Top of Exercise materials

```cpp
template <typename T, int L, int RL, int EPI, class IO, class CFG>
__global__ __launch_bounds__(CFG::BLOCK, CFG::MINW) void fft_persist_kernel(const IO io, const cpx<T> *__restrict__ tw,
                                                                            const size_t batch)
{
    constexpr int BLOCK = CFG::BLOCK, NBUF = CFG::NBUF;
    constexpr int N = 1 << L;
// ... 126 lines not shown
        return;
    }

    constexpr int DEPTH = persist_depth<CFG>::value;
    static_assert(DEPTH == 1 || DEPTH == 2, "prefetch distance");
    Raw ra[RS], rb[RS];
    const int in_lane_bytes = tau * IO::kRawBytes;
    const int in_row_off = (G == 1) ? 0 : sub * (int)io.in_slot_bytes();
    auto group_cnt = [&](size_t b) -> int {
        const size_t first = b + wslot;
        return first >= batch ? 0 : (batch - first < (size_t)G ? (int)(batch - first) : G);
    };
    auto issue = [&](Raw *dst, const size_t b) {
        const rsrc_t d = io.in_desc_n(mem_row(b) + wslot, group_cnt(b));
        if constexpr (RawSel::pair || RawSel::pair_lds) {
#pragma unroll
            for (int u = 0; u < R; ++u) dst[u] = io.fetch_pair_d(d, in_lane_bytes, FirstG::in_index(0, u), in_row_off);
            dst[R] = io.fetch_last_d(d, in_row_off);
        } else {
#pragma unroll
            for (int u = 0; u < R; ++u) dst[u] = io.fetch_d(d, in_lane_bytes, FirstG::in_index(0, u), in_row_off);
        }
    };
    issue(ra, base);
    typename persist_acc<IO>::type acc{};
    if constexpr (io_has_acc<IO>::value) acc = io.acc_init();
    auto finish = [&]() {
        if constexpr (io_has_acc<IO>::value) io.acc_finish(acc);
        if constexpr (CLAIMS) claim_leave();
    };

    if constexpr (CLAIMS) {
        struct ClaimXchg {
            unsigned long long *word;
            size_t first;
            unsigned len;
            const unsigned *ticket;
            size_t *claimed;
            bool writer;
            bool keep;
            __device__ __forceinline__ void put() const
            {
                if (writer) {
                    const unsigned off = XPB * *ticket;
                    *word = off < len ? first + off : kPersistClaimEmpty;
                }
            }
            __device__ __forceinline__ void get() const { *claimed = *word; }
        };
        auto claim_walk_on = [&]() -> size_t {
            if (tid == 0) {
                ++claim_exhausted;
                claim_shard = (claim_shard + 1) % kPersistClaimShards;
                claim_word[1] = claim_now();
            }
            __syncthreads();
            return claim_word[1];
        };
#define KOFFT_PERSIST_STEP_CLAIM(CUR, NXT, LEAVE)                                                                    \
    {                                                                                                                \
        const bool more = nbase < batch;                                                      \
        const bool walked = nbase + step < io.claim.split;                                    \
        const bool claims = more && !walked && tid == 0;                                                             \
        unsigned ticket;  \
        size_t claimed = batch;                                                                                      \
        if (claims) ticket = atomicAdd(claim_counter(claim_shard), 1u);                                              \
        __builtin_amdgcn_sched_barrier(0);                                   \
        issue(NXT, nbase);                                                                                           \
        __builtin_amdgcn_sched_barrier(0);                           \
        const ClaimXchg xchg{claim_word, io.claim.split + (size_t)claim_shard * claim_piece, claim_len(claim_shard), &ticket, &claimed, claims, \
                             __builtin_amdgcn_readfirstlane((unsigned)(base >= io.claim.keep_from)) != 0u}; \
        persist_transform<T, L, RL, EPI, CFG>(CUR, st, io, tw, buf0, buf1, mem_row(base) + wslot, group_cnt(base), sub, tau, acc, NoPrefetchParts{}, xchg); \
        if (!more) LEAVE;                                                                                            \
         \
        if (!walked && __builtin_amdgcn_readfirstlane((unsigned)(claimed >> 32)) == ~0u) claimed = claim_walk_on();   \
        base = nbase;                                                                                                \
        nbase = walked ? nbase + step : (size_t)claimed;                         \
    }
        KOFFT_PERSIST_STEP_CLAIM(ra, rb, { finish(); return; })
        for (;;) {
            KOFFT_PERSIST_STEP_CLAIM(rb, ra, break)
            KOFFT_PERSIST_STEP_CLAIM(ra, rb, break)
        }
        finish();
#undef KOFFT_PERSIST_STEP_CLAIM
    } else if constexpr (DEPTH == 1 && St::TWG && !(RawSel::pair || RawSel::pair_lds)) {
        constexpr bool TOP = persist_twg_top_part(L);
        constexpr int PARTS = TOP ? NP : NP - 1;
#define KOFFT_PERSIST_STEP_PARTS(CUR, NXT, LEAVE)                                                                    \
    {                                                                                                                \
        const size_t nbase = base + step;                                                                            \
        const bool more = nbase < batch;                                                      \
        const rsrc_t nd = io.in_desc_n(nbase + wslot, group_cnt(nbase));                                             \
        auto part = [&](const int i) {                                                                               \
            _Pragma("unroll") for (int u = 0; u < R; ++u)                                                            \
                if (u * PARTS / R == i) NXT[u] = io.fetch_d(nd, in_lane_bytes, FirstG::in_index(0, u), in_row_off);  \
        };                                                                                                           \
        if constexpr (TOP) {                                                                                         \
            part(0);                                                                                                 \
            __builtin_amdgcn_sched_barrier(0);                                                                       \
        }                                                                                                            \
        persist_transform<T, L, RL, EPI, CFG>(CUR, st, io, tw, buf0, buf1, base + wslot, group_cnt(base), sub, tau, acc, part); \
        if (!more) LEAVE;                                                                                            \
        base = nbase;                                                                                                \
    }
        KOFFT_PERSIST_STEP_PARTS(ra, rb, { finish(); return; })
        for (;;) {
// ... 49 lines not shown
```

Bottom of Exercise materials

◆ Task prompt
Display every line of the listing that contains the string "RawSel".

◆ Output for this task
        if constexpr (RawSel::pair || RawSel::pair_lds) {
    } else if constexpr (DEPTH == 1 && St::TWG && !(RawSel::pair || RawSel::pair_lds)) {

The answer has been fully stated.